Now, however, activist judges have spent 15 years reinterpreting the takings clause in a series of high-profile cases. For example, a federal judge ruled that a company seeking to mine limestone out of the Florida Everglades had to be compensated tens of millions of dollars when the federal government denied a mining permit. The rock company admitted that it would still be able to sell its land for twice the amount it had paid for it, but the court overturned a hundred years of precedent and awarded the company compensation for the "taking" of its mining rights. Under this interpretation of the takings clause, the federal government must pay every polluter to comply with environmental laws.

In another case, federal protection of endangered salmon reduced one California landowner's water rights somewhere between 8% and 22% -- nowhere near the 100% taking that traditionally has triggered compensation. The judge in this case concluded, "The federal government is certainly free to preserve the fish; it must simply pay for the water it takes to do so." As NRDC said, "This conclusion tolls the death knell for effective federal protections for our nation's freshwater species," 30% of which are in danger of extinction.

** The 11th amendment to the Constitution prevents federal courts from hearing lawsuits brought against a state government "by citizens of ANOTHER state" or by citizens of a foreign country.

Now the U.S. Supreme Court has radically reinterpreted this clear language, removing the word "another." Here's one example of how the new interpretation of the Constitution helps corporate polluters and their servants in state governments:

The first stated goal of the federal Surface Mining Control and Reclamation Act (SMCRA) is to "establish a nationwide program to protect society and the environment from the adverse effects of surface coal mining operations." The law says no mining can occur within 100 feet of a stream unless the mining company can show that no adverse effects will occur to the stream. Despite this language, West Virginia state officials have repeatedly issued "mountain top removal" mining permits to coal companies. As the name implies, "mountain top removal" means huge machines remove the tops of mountains, dumping thousands of tons of rock and soil into nearby valleys, burying streams beneath rubble, killing all the life they support.

SMCRA also contains a citizen suit provision, so a W. Va. citizen named Bragg sued in federal court to force West Virginia state officials to comply with federal law. A federal appeals court ruled against Bragg, saying the 11th amendment prevented him from suing his state in federal court. So West Virginia officials are free to ignore federal mining law.

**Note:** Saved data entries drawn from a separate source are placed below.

+static int map3(CUtensorMap* m, const void* base, int width, int HW, int BF, uint32_t box0, uint32_t box1, int swz) {
+    const uint64_t dims[3] = {(uint64_t)width, (uint64_t)HW, (uint64_t)BF};
+    const uint64_t str[2] = {(uint64_t)width * 2, (uint64_t)width * 2 * HW};
+    const uint32_t box[3] = {box0, box1, 1u};
+    return get_tensor_map_h16(m, base, 3, dims, str, box, swz);
+}
+
+template <int F, bool BWD, typename Kern>
+static int launch(Kern kern, const Maps& maps, Params p, int B, void* stream) {
+    p.tiles_per_img = (p.HW + TILE - 1) / TILE;
+    p.items = B * p.tiles_per_img;
+    static bool cfg = false;
+    if (!cfg) {
+        CESM_CHECK_CUDA(cudaFuncSetAttribute(kern, cudaFuncAttributeMaxDynamicSharedMemorySize, Cfg<F, BWD>::SMEM));
+        cfg = true;
+    }
+    int sms = 148, dev = 0;
+    if (cudaGetDevice(&dev) == cudaSuccess) cudaDeviceGetAttribute(&sms, cudaDevAttrMultiProcessorCount, dev);
+    const int grid = p.items < sms ? p.items : sms;
+    launch_pdl(kern, grid, EPI + 64, Cfg<F, BWD>::SMEM, as_stream(stream), maps, p);
+    CESM_CHECK_LAUNCH();
+    return CESM_OK;
+}
+
+}
+}
+
+using namespace cesm;
+
+extern "C" int cesm_tattn_umma_fwd(const void* xn, const void* wqkv, const float* bias, const float* cs, const float* sn,
+                                   void* out, int B, int F, int HW, int H, int dim_head, int cin, float scale, void* stream) {
+    if (int rc = tu::check(B, F, HW, H, dim_head, cin)) return rc;
+    tu::Maps maps;
+    if (int rc = tu::map3(&maps.x, xn, tu::C, HW, B * F, tu::C, tu::TILE, 128)) return rc;
+    {
+        const uint64_t dims[2] = {(uint64_t)tu::C, (uint64_t)(3 * tu::HID)};
+        const uint64_t str[1] = {(uint64_t)tu::C * 2};
+        const uint32_t box[2] = {(uint32_t)tu::C, (uint32_t)tu::D};
+        if (int rc = get_tensor_map_h16(&maps.w, wqkv, 2, dims, str, box)) return rc;
+    }
+    if (int rc = tu::map3(&maps.o, out, tu::HID, HW, B * F, tu::D, 32, 64)) return rc;
+    maps.g = maps.o;
+    tu::Params p{};
+    p.HW = HW;
+    p.scale = scale;
+    p.bias = bias;
+    p.cs = cs;
+    p.sn = sn;
+    switch (F) {
+        case 1: return tu::launch<1, false>(tu::tattn_umma_fwd_kernel<1>, maps, p, B, stream);
+        case 2: return tu::launch<2, false>(tu::tattn_umma_fwd_kernel<2>, maps, p, B, stream);
+        default: return tu::launch<3, false>(tu::tattn_umma_fwd_kernel<3>, maps, p, B, stream);
+    }
+}
+
+extern "C" int cesm_tattn_umma_bwd(const void* xn, const void* wqkv, const float* bias, const float* cs, const float* sn,
+                                   const void* dout, void* dqkv, float* dbias, int B, int F, int HW, int H, int dim_head,
+                                   int cin, float scale, void* stream) {
+    if (int rc = tu::check(B, F, HW, H, dim_head, cin)) return rc;
+    tu::Maps maps;
+    if (int rc = tu::map3(&maps.x, xn, tu::C, HW, B * F, tu::C, tu::TILE, 128)) return rc;
+    {
+        const uint64_t dims[2] = {(uint64_t)tu::C, (uint64_t)(3 * tu::HID)};
+        const uint64_t str[1] = {(uint64_t)tu::C * 2};
+        const uint32_t box[2] = {(uint32_t)tu::C, (uint32_t)tu::D};
+        if (int rc = get_tensor_map_h16(&maps.w, wqkv, 2, dims, str, box)) return rc;
+    }
+    if (int rc = tu::map3(&maps.o, dqkv, 3 * tu::HID, HW, B * F, tu::D, 32, 64)) return rc;
+    if (int rc = tu::map3(&maps.g, dout, tu::HID, HW, B * F, tu::D, tu::TILE, 64)) return rc;
+    CESM_ZERO_SCRATCH(dbias, sizeof(float) * H * F * F, as_stream(stream));
+    tu::Params p{};
+    p.HW = HW;
+    p.scale = scale;
+    p.bias = bias;
+    p.cs = cs;
+    p.sn = sn;
+    p.dbias = dbias;
+    switch (F) {
+        case 1: return tu::launch<1, true>(tu::tattn_umma_bwd_kernel<1>, maps, p, B, stream);
+        case 2: return tu::launch<2, true>(tu::tattn_umma_bwd_kernel<2>, maps, p, B, stream);
+        default: return tu::launch<3, true>(tu::tattn_umma_bwd_kernel<3>, maps, p, B, stream);
+    }
+}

** Citizens' standing to sue: Many federal environmental laws contain a "citizen suit" provision" giving citizens the right to sue in court to enforce the law. Now the citizen right to sue has all but disappeared, thanks to recent federal court rulings. The courts have ruled that most citizens have not been personally harmed to a sufficient degree to give them "standing" to file a lawsuit. For example, citizens who want the Endangered Species Act enforced must show that failure to enforce the law has caused them substantial personal harm. Few citizens (if any) can meet such a test. Because of this and similar rulings by federal judges, citizen suits are largely a thing of the past.

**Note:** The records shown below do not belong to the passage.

-      *reinterpret_cast<u32x4*>(a.HT + (size_t)(j0 + (lane >> 2)) * a.ldT + (size_t)(t + 1) * Bp + b0 + (lane & 3) * 8) = v;
-    } else if (w == 2 && a.HF) {
-      const u32x4 v = *reinterpret_cast<const u32x4*>(&stgT[lane & 15][8 * (lane >> 4)]);
-      const size_t hf = (((size_t)(t + 1) * nunit + ut) * nrb + rbk) * 512 + lane * 8;
-      if (FC && !loc) st16_sc1(make_rsrc(a.HF, (unsigned)((size_t)(T + 1) * Bp * H * 2)), (unsigned)(hf * 2), v);
-      else *reinterpret_cast<u32x4*>(a.HF + hf) = v;
-    }
-    load_gi(t + 1, gin);
-    const int sstep = __builtin_amdgcn_readfirstlane(t * Bp * H * 4);
-    __builtin_amdgcn_raw_buffer_store_b32(__float_as_uint(h), rHSf, sv_lane, sstep + Bp * H * 4, 0);
-    if (TAIL || a.s16) {
-      typedef unsigned u32x2_ __attribute__((ext_vector_type(2)));
-      const u32x2_ pv = {(unsigned)f2bf(r) | ((unsigned)f2bf(z) << 16), (unsigned)f2bf(n) | ((unsigned)f2bf(gh[2]) << 16)};
-      __builtin_amdgcn_raw_buffer_store_b64(pv, rS16, sv_lane * 2u, sstep * 2, 0);
-    } else if (a.sr) {
-      __builtin_amdgcn_raw_buffer_store_b32(__float_as_uint(r), rSr, sv_lane, sstep, 0);
-      __builtin_amdgcn_raw_buffer_store_b32(__float_as_uint(z), rSz, sv_lane, sstep, 0);
-      __builtin_amdgcn_raw_buffer_store_b32(__float_as_uint(n), rSn, sv_lane, sstep, 0);
-      __builtin_amdgcn_raw_buffer_store_b32(__float_as_uint(gh[2]), rSg, sv_lane, sstep, 0);
-    }
-    stamp(a.dbg, t, 6);
-  }
-  if constexpr (FC) {
-    asm volatile("s_waitcnt vmcnt(0)" ::: "memory");
-    __syncthreads();
-    if (tid == 0) {
-      unsigned* fl = a.cnt + ((size_t)rbk * rb_lines + ut) * kFlagStride;
-      if (loc) signal_flag_local(fl, (unsigned)(T + 1));
-      else signal_flag(fl, (unsigned)(T + 1));
-    }
-  }
-  if constexpr (TAIL) fwd_fc_tail(loc, smem);
+#include "gru_seq_fwd_body.h"
+  if constexpr (TAIL) fwd_fc_tail<false>(loc, smem, 0u);
 }
 
 template <int NKW>
@@ -790,16 +613,25 @@
 struct SeqBwdTailK : SeqBwdArgs { BwdTailArgs t; };
 template <bool TAIL> struct BwdKArg { typedef SeqBwdArgs type; };
 template <> struct BwdKArg<true> { typedef SeqBwdTailK type; };
+struct FbOneArgs { SeqFwdArgs f; FcXentArgs fc; SeqBwdTailK b; FbOneX x; };
+static_assert(std::is_trivially_copyable<FbOneArgs>::value, "the phases read their arguments back byte for byte");
+constexpr size_t karg_align(size_t off, size_t al) { return (off + al - 1) / al * al; }
+static constexpr size_t kFbOneFcOff = karg_align(sizeof(SeqFwdArgs), alignof(FcXentArgs));
+static constexpr size_t kFbOneBOff = karg_align(kFbOneFcOff + sizeof(FcXentArgs), alignof(SeqBwdTailK));
+static constexpr size_t kFbOneXOff = karg_align(kFbOneBOff + sizeof(SeqBwdTailK), alignof(FbOneX));
+static_assert(sizeof(FbOneArgs) == karg_align(kFbOneXOff + sizeof(FbOneX), alignof(FbOneArgs)),
+              "members in declaration order at their natural alignment");
 
 static_assert(std::is_trivially_copyable<SeqBwdTailK>::value, "the tail reads its arguments back from the kernel-argument segment");
-template <int NTW, int NTP>
+template <int NTW, int NTP, bool ONE = false>
 DEV void bwd_dp_tail(const f32x4 (&accW)[3][NTW], const f32x4 (&accP)[3][NTP], const float (&dbh)[3], float dbi,
-                     float (*red)[16][33], unsigned char* stage ) {
+                     float (*red)[16][33], unsigned char* stage , unsigned foff = 0u) {
   typedef const __attribute__((address_space(4))) char* kptr_t;
   kptr_t kp = (kptr_t)__builtin_amdgcn_kernarg_segment_ptr();
   asm volatile("" : "+s"(kp));
-  const SeqBwdTailK& k = *(const SeqBwdTailK*)kp;
+  const SeqBwdTailK& k = *(const SeqBwdTailK*)(kp + (ONE ? kFbOneBOff : 0));
   const SeqBwdArgs& a = k;
+  unsigned* const cnt = a.cnt + (ONE ? (size_t)foff : (size_t)0);
   int tid = (int)threadIdx.x;
   asm volatile("" : "+v"(tid));
   const int lane = tid & 63, w = tid >> 6, lr = lane & 15, lq = lane >> 4;
@@ -824,7 +656,7 @@
   }
   asm volatile("s_waitcnt vmcnt(0)" ::: "memory");
   lds_barrier();
-  if (tid == 0) signal_flag(a.cnt + ((size_t)rbk * nunit + ut) * kFlagStride, (unsigned)(T + 1));
+  if (tid == 0) signal_flag(cnt + ((size_t)rbk * nunit + ut) * kFlagStride, (unsigned)(T + 1));
   stamp(a.dbg, T + 1, 1);
   if (tid < 96) {
     const int kk = tid >> 4, c = tid & 15;
@@ -848,7 +680,7 @@
     for (;;) {
       bool ok = true;
       if (lane < nrb)
-        ok = __hip_atomic_load(a.cnt + ((size_t)lane * nunit + ut) * kFlagStride, __ATOMIC_RELAXED,
+        ok = __hip_atomic_load(cnt + ((size_t)lane * nunit + ut) * kFlagStride, __ATOMIC_RELAXED,
                                __HIP_MEMORY_SCOPE_AGENT) >= (unsigned)(T + 1);
       if (__all(ok)) break;
       __builtin_amdgcn_s_sleep(GK_POLL_SLEEP);
@@ -903,10 +735,21 @@
     if (r0 + 32 < rows) lds_barrier();
   }
   if (blockIdx.x == 0 && tid < 64) {
-    const float l = wave_strided_sum(k.t.loss_part, k.t.nloss, 1, 0, lane);
+    float l;
+    if constexpr (ONE) {
+      float acc = 0.f;
+      for (int s = lane; s < k.t.nloss; s += 64)
+        acc += __hip_atomic_load(k.t.loss_part + s, __ATOMIC_RELAXED, __HIP_MEMORY_SCOPE_AGENT);
+      l = wave_sum(acc);
+    } else l = wave_strided_sum(k.t.loss_part, k.t.nloss, 1, 0, lane);
     if (tid == 0) {
       k.t.loss[0] = l;
       *k.t.step += 1;
+      if constexpr (ONE) {
+        kptr_t kx = kp + kFbOneXOff;
+        asm volatile("" : "+s"(kx));
+        *((const FbOneX*)kx)->launches += 1u;
+      }
     }
   }
   stamp(a.dbg, T + 1, 3);
@@ -921,186 +764,10 @@
   __shared__ __attribute__((aligned(16))) u16 srow[3][32][24];
   __shared__ __attribute__((aligned(16))) u16 sgT[4][16][40];
   __shared__ __attribute__((aligned(16))) float red[6][16][33];
-  constexpr bool kScalarX = NKW3 >= 12;
-  const int tid = threadIdx.x, lane = tid & 63, w = kScalarX ? __builtin_amdgcn_readfirstlane(tid >> 6) : tid >> 6;
-  const int H = a.H, H3 = 3 * a.H, Bp = a.Bp, T = a.T;
-  const int nrb = Bp / 32, ut = seq_unit_tile(nrb);
-  const int j0 = ut * 16, rbk = seq_row_block(nrb), b0 = rbk * 32;
-  const int lr = lane & 15, lk = 8 * (lane >> 4);
-  const int k0 = w * NKW3 * 32;
-  const unsigned nunit = (unsigned)(H / 16);
-
-  constexpr bool kBwLds = NTW > 0 || NTP > 0 || NKW3 >= 12;
-  __shared__ __attribute__((aligned(16))) bf16x8 bwL[kBwLds ? NKW3 : 1][kBwLds ? 512 : 1];
-  bf16x8 bw[kBwLds ? 1 : NKW3];
-#pragma unroll
-  for (int kk = 0; kk < NKW3; ++kk) {
-    const bf16x8 v = ld8(a.WhhT + (size_t)(j0 + lr) * H3 + k0 + kk * 32 + lk);
-    if constexpr (kBwLds) bwL[kk][tid] = v; else bw[kk] = v;
-  }
-
-  const int rb = tid >> 8, reg = (tid >> 6) & 3, ln = tid & 63;
-  const int row = rb * 16 + (ln >> 4) * 4 + reg, col = ln & 15;
-  const int b = b0 + row, j = j0 + col;
-  float carry = 0.f;
-  float dbh[3] = {0.f, 0.f, 0.f}, dbi = 0.f;
-  f32x4 accW[3][NTW > 0 ? NTW : 1];
-  f32x4 accP[3][NTP > 0 ? NTP : 1];
-  zero_acc(accW);
-  zero_acc(accP);
-  const int xr = a.xring >= 2 ? a.xring : T;
-  const rsrc_t rX = make_rsrc(a.xbuf, (unsigned)((size_t)T * Bp * H3 * 2));
-  const unsigned xlane = (unsigned)(((lk >> 4) * 3 * 512 + lr * 16 + (lk & 15)) * 2);
-  zero_next_flags(a.zero_next, a.zero_words);
-  const bool loc = a.allow_local && row_block_local(a.cnt + (size_t)rbk * nunit * kFlagStride, ut, (int)nunit, a.err);
-  float sv[6];
-  int svid = 0;
+  constexpr bool kBwL = NTW > 0 || NTP > 0 || NKW3 >= 12;
+  __shared__ __attribute__((aligned(16))) bf16x8 bwL[kBwL ? NKW3 : 1][kBwL ? 512 : 1];
   __shared__ __attribute__((aligned(16))) int idsL[NTP > 0 ? 32 : 1];
-  auto load_saves = [&](int t) {
-    const size_t o = ((size_t)t * Bp + b) * H + j;
-    sv[0] = a.dy[o];
-    if (TAIL || a.s16) ld_save16_raw(a.s16 + o * 4, sv[1], sv[2]);
-    else { sv[1] = a.sr[o]; sv[2] = a.sz[o]; sv[3] = a.sn[o]; sv[4] = a.sghn[o]; }
-    sv[5] = a.HSf[o];
-    if constexpr (NTP > 0) svid = a.ids[(size_t)t * Bp + b];
-  };
-  load_saves(T - 1);
-
-  for (int t = T - 1; t >= 0; --t) {
-    const int s = T - 1 - t;
-    stamp(a.dbg, s, 0);
-    f32x4 acc[2];
-    acc[0] = f32x4{0.f, 0.f, 0.f, 0.f};
-    acc[1] = acc[0];
-    if (s > 0) {
-      bf16x8 af[NKW3][2];
-      const size_t slot = ((size_t)((t + 1) % xr) * nrb + rbk) * nunit;
-      wave_wait_load<NKW3>(a.cnt + (size_t)rbk * nunit * kFlagStride, lane < 2 * NKW3,
-                           ((k0 + 16 * lane) % H) / 16, (unsigned)s, a.err, [&](int kk) {
-        if constexpr (kScalarX) {
-          const int c0 = k0 + kk * 32;
-          const int so = (int)((((slot + (size_t)((c0 % H) / 16)) * 3 + (size_t)(c0 / H)) * 512) * 2);
-#pragma unroll
-          for (int r = 0; r < 2; ++r) af[kk][r] = ld8_sc1s(rX, xlane + (unsigned)(r * 16 * 16 * 2), so);
-        } else {
-          const int c = k0 + kk * 32 + lk, u = c % H;
-          const unsigned tb = (unsigned)(((slot + u / 16) * 3 + c / H) * 512 + lr * 16 + (u & 15)) * 2;
-#pragma unroll
-          for (int r = 0; r < 2; ++r) af[kk][r] = ld8_sc1(rX, tb + (unsigned)(r * 16 * 16 * 2));
-        }
-      });
-      stamp(a.dbg, s, 1);
-#pragma unroll
-      for (int kk = 0; kk < NKW3; ++kk) {
-        bf16x8 bk;
-        if constexpr (kBwLds) bk = bwL[kk][tid]; else bk = bw[kk];
-#pragma unroll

The worst part of all this is that the traditional environmental movement is powerless to reverse these trends. Because the movement has spent 30 years pursuing narrow legal and scientific strategies, playing an insider's game of lobbying and rulemaking in Washington, the movement has no real political base of active citizens across the country who could rise up united and send a strong message to the judiciary (and to Congress) that the American people want environmental laws strengthened, not gutted. In this important venue -- the courts -- wealthy corporations are now holding almost all the cards and the traditional environmental movement is powerless to stop them.